Third: hand to customer. Customer sends a text before I even get to McDonalds. “Park behind the church.” I finally head toward him after a long wait at the store. This apartment building matching the address is facing the back of a church. I meet the dude in the lot. His work name tag matches the name on the order. He walks off in the direction opposite of the apartments at the given address.

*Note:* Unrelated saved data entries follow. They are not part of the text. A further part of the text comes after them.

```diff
+      for (int t = 0; t < NNT; ++t) {
+        if (sflags[t] || sscale[t]) {
+          f32x4* const d = reinterpret_cast<f32x4*>(&S[(NMT + t) * 256 + lp * 16 + lq * 4]);
+          f32x4 v = *d;
+          if (ln) v = (v - lnmr.x) * lnmr.y * (*reinterpret_cast<const f32x4*>(&s_gb[t * 32 + lq * 4])) + (*reinterpret_cast<const f32x4*>(&s_gb[t * 32 + 16 + lq * 4]));
+          v = src_tf(v, t, ps);
+          if (sscale[t]) v *= scv[t];
+          if (!(ok && sch4[t] >= 0)) v = f32x4{0.f, 0.f, 0.f, 0.f};
+          *d = v;
+        }
+      }
+      asm volatile("" ::: "memory");
+      chunk_mma(S, [&]() __attribute__((always_inline)) {
+        if (i + D < nch) {
+          asm volatile("s_waitcnt lgkmcnt(0)" ::: "memory");
+          chunk_issue(i + D, slot);
+        }
+      });
+      slot = slot + 1 == D ? 0 : slot + 1;
+    }
+  } else {
+    if (cb < ce) chunk_load(cb);
+    for (int c = cb; c < ce; ++c) {
+      chunk_put(c);
+      if (c + 1 < ce) chunk_load(c + 1);
+      chunk_mma(WS, []() {});
+    }
+  }
+
 
   constexpr int NT = NMT * NNT;
   __syncthreads();
@@ -1434,6 +1544,7 @@
   P.tiles_y = (Gm.Hout + P.TH - 1) / P.TH;
   P.total_tiles = A.B * P.tiles_x * P.tiles_y;
   P.dbg = 0;
+  P.ring = 0;
   LMN_REQUIRE(P.XH * P.XW < 65536 && P.TH * P.TW < 65536, "conv_wgrad: tile too large");
   P.mXW = (uint32_t)((1ull << 32) / (uint32_t)P.XW + 1);
   P.mTW = (uint32_t)((1ull << 32) / (uint32_t)P.TW + 1);
@@ -1497,6 +1608,18 @@
     }
   }
   return 0;
+}
+
+static int wgrad_ring_depth(const lmn_wgrad_args_t& A, const WgGeom& G) {
+  if (!(G.direct && G.wave_staged) || G.pm == 2) return 1;
+  for (int s = 0; s < A.nsrc; ++s)
+    if (A.src[s].flags & LMN_SRC_LN) return 1;
+  const int ntt = G.NMT + G.NNT;
+  int d = 1;
+  const char* e = getenv("LMN_WGRAD_RING");
+  if (e && atoi(e) >= 1) d = atoi(e) < 4 ? atoi(e) : 4;
+  if (d > 16 / ntt) d = 16 / ntt;
+  return d >= 1 ? d : 1;
 }
 
 int lmn_sizeof_reduce_job(void) { return (int)sizeof(lmn_reduce_job_t); }
@@ -1600,6 +1723,8 @@
     const int64_t nb = blocks;
     const dim3 dgrid((unsigned)nb, gy);
     const bool wave_staged = G.wave_staged;
+    P.ring = wgrad_ring_depth(A, G);
+    const int slots = P.ring;
 #define LMN_WDK(KERN, M, N, SH)                                                                                    \
   do {                                                                                                              \
     if (P.rpw) {                                 \
@@ -1613,7 +1738,7 @@
 #define LMN_WD(M, N)                                                                                               \
   do {                                                                                                              \
     if (wave_staged) {                                                                                              \
-      const int64_t stf = 4 * (M + N) * 256, rdf = (int64_t)M * N * 256 + M * 16;                                   \
+      const int64_t stf = 4 * slots * (M + N) * 256, rdf = (int64_t)M * N * 256 + M * 16;                           \
       const size_t wsh = (size_t)((stf > rdf ? stf : rdf) + 32 * N) * 4;    \
       LMN_WDK(wgrad_1x1w_kernel, M, N, wsh);                                                                        \
     } else LMN_WDK(wgrad_1x1_kernel, M, N, 0);                                                                      \
@@ -1625,7 +1750,7 @@
   } while (0)
 #define LMN_WW(M, N)                                                                                               \
   do {                                                                                                              \
-    const int64_t stf = 4 * (M + N) * 256, rdf = (int64_t)M * N * 256 + M * 16;                                     \
+    const int64_t stf = 4 * slots * (M + N) * 256, rdf = (int64_t)M * N * 256 + M * 16;                             \
     const size_t wsh = (size_t)((stf > rdf ? stf : rdf) + 32 * N) * 4;                                              \
     LMN_WDK(wgrad_1x1w_kernel, M, N, wsh);                                                                          \
     if (reduce_now) {                                                                                               \
```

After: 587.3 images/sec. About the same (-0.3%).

Why the hell are people ordering food to addresses where they don’t live and where they presumably have no access? I suppose, if you’re working out of a trap house, you probably don’t want non-crackhead traffic swinging by. I’m baffled.


----------



## MontcoUberDriver (Aug 14, 2018)

Maybe they are car bums.


----------



## doyousensehumor (Apr 13, 2015)

Listen to your instincts.


----------



## tohunt4me (Nov 23, 2015)

Monkeyman4394 said:


> I keep getting weird McDonalds deliveries. For the time being, I'm turning them all down. These have all been basically in the same neighborhood.
> 
> First: hand to customer order. I arrive at this duplex and knock, wait thirty seconds and knock again. Woman and old man pull up, she honks and gets out of the car. She asks the name on the order. I ask her name. They don't match (the name on the order was something like kraaaazyG). She says the dude (I still haven't mention the name on the order) doesn't live there. She calls the dude as I'm walking back to my car, food in-hand. I hear her telling him, Cancel the order right now. I give the food to some homeless people.
> 
> ...


Postal Insectors.


----------



## mch (Nov 22, 2018)

I had a weird hand it to customer carabas order where the I pulled up and it was a lady sitting in a running car out front of the address.


----------



## RideShare_Hustler (Jun 18, 2020)

Monkeyman4394 said:


> kraaaazyG


You got me &#128553;&#128557;&#128128;


----------



## DJJoeyZ (May 1, 2020)

I had a nighttime drop off to an address that turned out to be a bowling alley, it was around 10pm and as I pulling up to a obviously closed establishment a homeless looking person comes out from the side of the building, he says my name first and gives his name, I guess it was a homeless guy with a debit card.


----------



## Cdub2k (Nov 22, 2017)

DJJoeyZ said:


> I had a nighttime drop off to an address that turned out to be a bowling alley, it was around 10pm and as I pulling up to a obviously closed establishment a homeless looking person comes out from the side of the building, he says my name first and gives his name, I guess it was a homeless guy with a debit card.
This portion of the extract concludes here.